“Gak pulang Ra?” pertanyaan yang berasal dari arah pintu itu menoleh menatap laki-laki yang kini berjalan ke arah nya dengan tatapan penuh tanya.
“Duluan aja, gue belum kelar,” ucap Isvara dengan senyumannya pada laki-laki yang tak lain adalah sahabat nya itu, Sandy. Mereka berbeda jurusan namun masih berada di fakultas yang sama.
Jika Isvara mengambil jurusan Tata busana maka Sandy mengambil jurusan teknik elektro. Mereka sudah bersahabat sejak masih SMA, dan hingga kini hubungan mereka masih baik-baik saja. Meskipun banyak yang mengatakan jika hubungan mereka tak akan bisa murni hanya sebatas persahabatan dan banyak yang mengatakan jika mereka bisa saja selingkuh namun Sandy dan Isvara memilih untuk tutup telinga dan terbukti tak ada lagi yang membicarakan tentang persahabatan mereka.

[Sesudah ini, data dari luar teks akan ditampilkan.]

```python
def _raw_ln_bwd(dy2, x2, w, b, st, dres, sk, relu=0, probe=False):
    L = lib()
    rows, C = x2.shape
    dx = torch.empty_like(x2)
    dw, db = (sk[0][0], sk[1][0]) if sk else (torch.empty_like(w), torch.empty_like(b))
    ws, wsn = _ws(L.npvp_layernorm_bwd_workspace_bytes(rows, C), x2.device)
    slot = _new_slot(x2.device)
    pe = HbmProbe.begin() if probe else None
    check(L.npvp_layernorm_bwd(_ptr(dy2), _ptr(x2), _ptr(w), _ptr(b), _row(st, 0), _row(st, 1), _ptr(dx), _ptr(dw), _ptr(db), rows, C,
                               relu, _ptr(dres), _sink_mode(sk), _ptr(slot), _ptr(ws), wsn, _stream()), "npvp_layernorm_bwd")
    HbmProbe.end(pe, "npvp::ln_bwd_kernel<2>", 4.0 * (3 + (dres is not None)) * rows * C)
    tag_amax(dx, slot)
    if sk:
        _reduce_partials(sk, ws, dw, db, L.npvp_layernorm_bwd_reduce, L.npvp_layernorm_bwd_reduce_job, "npvp_layernorm_bwd_reduce",
                         (rows, C, 1), True)
        return dx, None, None
    return dx, dw, db


def _raw_posfuse_fwd(x, add, beta, gamma, N, T):
    PF = x.numel() // (N * T)
    y = torch.empty_like(x)
    st = torch.empty(2, N * T, dtype=torch.float32, device=x.device)
    slot = _new_slot(x.device)
    check(lib().npvp_posfuse_fwd(_ptr(x), _ptr(add), _ptr(beta), _ptr(gamma), _ptr(y), _row(st, 0), _row(st, 1), N, T, PF, 1e-5,
                                 _ptr(slot), _stream()), "npvp_posfuse_fwd")
    return tag_amax(y, slot), st
# ... 480 lines not shown
```

Before: 8381.

## Skip backward work for frames zeroed by drop-path in MLP-dwconv block

```diff
diff --git a/include/npvp_hip.h b/include/npvp_hip.h
--- a/include/npvp_hip.h
+++ b/include/npvp_hip.h
@@ -29,6 +29,13 @@
                   const void* b_pre, int accumulate, float* rowstats, const float* a_amax, const float* b_amax,
                   float* c_amax, unsigned int* range_flag, float adrop_p, int adrop_g1, int adrop_g2, unsigned int adrop_salt,
                   void* workspace, long long ws_bytes, npvp_stream_t stream);
+int npvp_gemm_f32_skip(int a_kc, int b_kc, int M, int N, int K, const float* A, long long lda, const float* B, long long ldb,
+                       float* C, long long ldc, const float* bias, int act, const float* aux_in, float* aux_out,
+                       const float* residual, long long ldr, float drop_p, int drop_mode, int drop_g1, int drop_g2,
+                       const unsigned long long* seed, unsigned int salt, float alpha, int precision, float* colsum_a,
+                       const void* b_pre, int accumulate, float* rowstats, const float* a_amax, const float* b_amax,
+                       float* c_amax, unsigned int* range_flag, float adrop_p, int adrop_g1, int adrop_g2, unsigned int adrop_salt,
+                       void* workspace, long long ws_bytes, npvp_stream_t stream);
 int npvp_frame_stats_finalize(const float* part, int parts_per_frame, float values_per_part, float* mean, float* rstd,
                               int frames, float eps, npvp_stream_t stream);
 int npvp_split_weight(const float* w, long long ld, int N, int K, void* F, void* D, npvp_stream_t stream);
@@ -140,6 +147,26 @@
                                const float* b, const float* psum, int nparts, float* dh, float* dw, float* db, int frames,
                                int per_frame, int accumulate, float* dh_amax, void* workspace, long long ws_bytes,
                                npvp_stream_t stream);
+int npvp_frameln_act_bwd_pgrad_skip(const float* dout, const float* h, const float* mean, const float* rstd, const float* w,
+                                    const float* b, float* psum, float* dw, float* db, int frames, int per_frame, float drop_p,
+                                    unsigned int salt, float dp_p, unsigned int dp_salt, int frames_per_sample,
+                                    const unsigned long long* seed, int accumulate, void* workspace, long long ws_bytes,
+                                    npvp_stream_t stream);
+int npvp_frameln_act_bwd_apply_skip(const float* dout, const float* h, const float* mean, const float* rstd, const float* w,
+                                    const float* b, const float* psum, int nparts, float* dh, float* dw, float* db, int frames,
+                                    int per_frame, int accumulate, float* dh_amax, float dp_p, unsigned int dp_salt,
+                                    int frames_per_sample, const unsigned long long* seed, void* workspace, long long ws_bytes,
+                                    npvp_stream_t stream);
+int npvp_mlpdw_mid_bwd_skip(const float* dh2, const float* h1, const float* mean1, const float* rstd1, const float* w1n,
+                            const float* b1n, const float* wt, float* da1, float* dwt_db, float* psum, int frames, int H, int W,
+                            int Ch, int accumulate, float dp_p, unsigned int dp_salt, int frames_per_sample,
+                            const unsigned long long* seed, void* workspace, long long ws_bytes, npvp_stream_t stream);
+int npvp_mlpdw_mid_bwd_n2_skip(const float* da2, const float* h2, const float* mean2, const float* rstd2, const float* w2n,
+                               const float* b2n, const float* psum2, int nparts2, float drop_p, unsigned int salt,
+                               const unsigned long long* seed, const float* h1, const float* mean1, const float* rstd1,
+                               const float* w1n, const float* b1n, const float* wt, float* da1, float* dwt_db, float* psum,
+                               int frames, int H, int W, int Ch, int accumulate, float dp_p, unsigned int dp_salt,
+                               int frames_per_sample, void* workspace, long long ws_bytes, npvp_stream_t stream);
 
 int npvp_im2col3x3(const float* in, float* out, int frames, int H, int W, int C, int col2im, npvp_stream_t stream);
 long long npvp_dwconv3x3_wgrad_workspace_bytes(int frames, int Ch);
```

“Demen banget lo jadi penunggu kampus,” ucap Sandy sambil menggelengkan kepalanya melihat sahabat nya yang memang sering lembur itu.
“Ya mau gimana lagi, bahkan ini gue masih buntu ide,” ucap Isvara dengan kekehannya sambil memperhatikan patuh di depannya yang masih terpasang pola yang ia buat.
“Lo mah banyak perombakan mulu. Udah bagus tetep aja lo rombak. Mau yang sesempurna apa sih Var?” tanya Sandy sambil menggelengkan kepalanya melihat karya sahabat nya itu. Isvara adalah Isvara, di kepalanya terlalu banyak ide yang ia memiliki namun hal itu malah membuat nya selalu menginginkan yang sempurna namun sulit untuk ia kembangkan.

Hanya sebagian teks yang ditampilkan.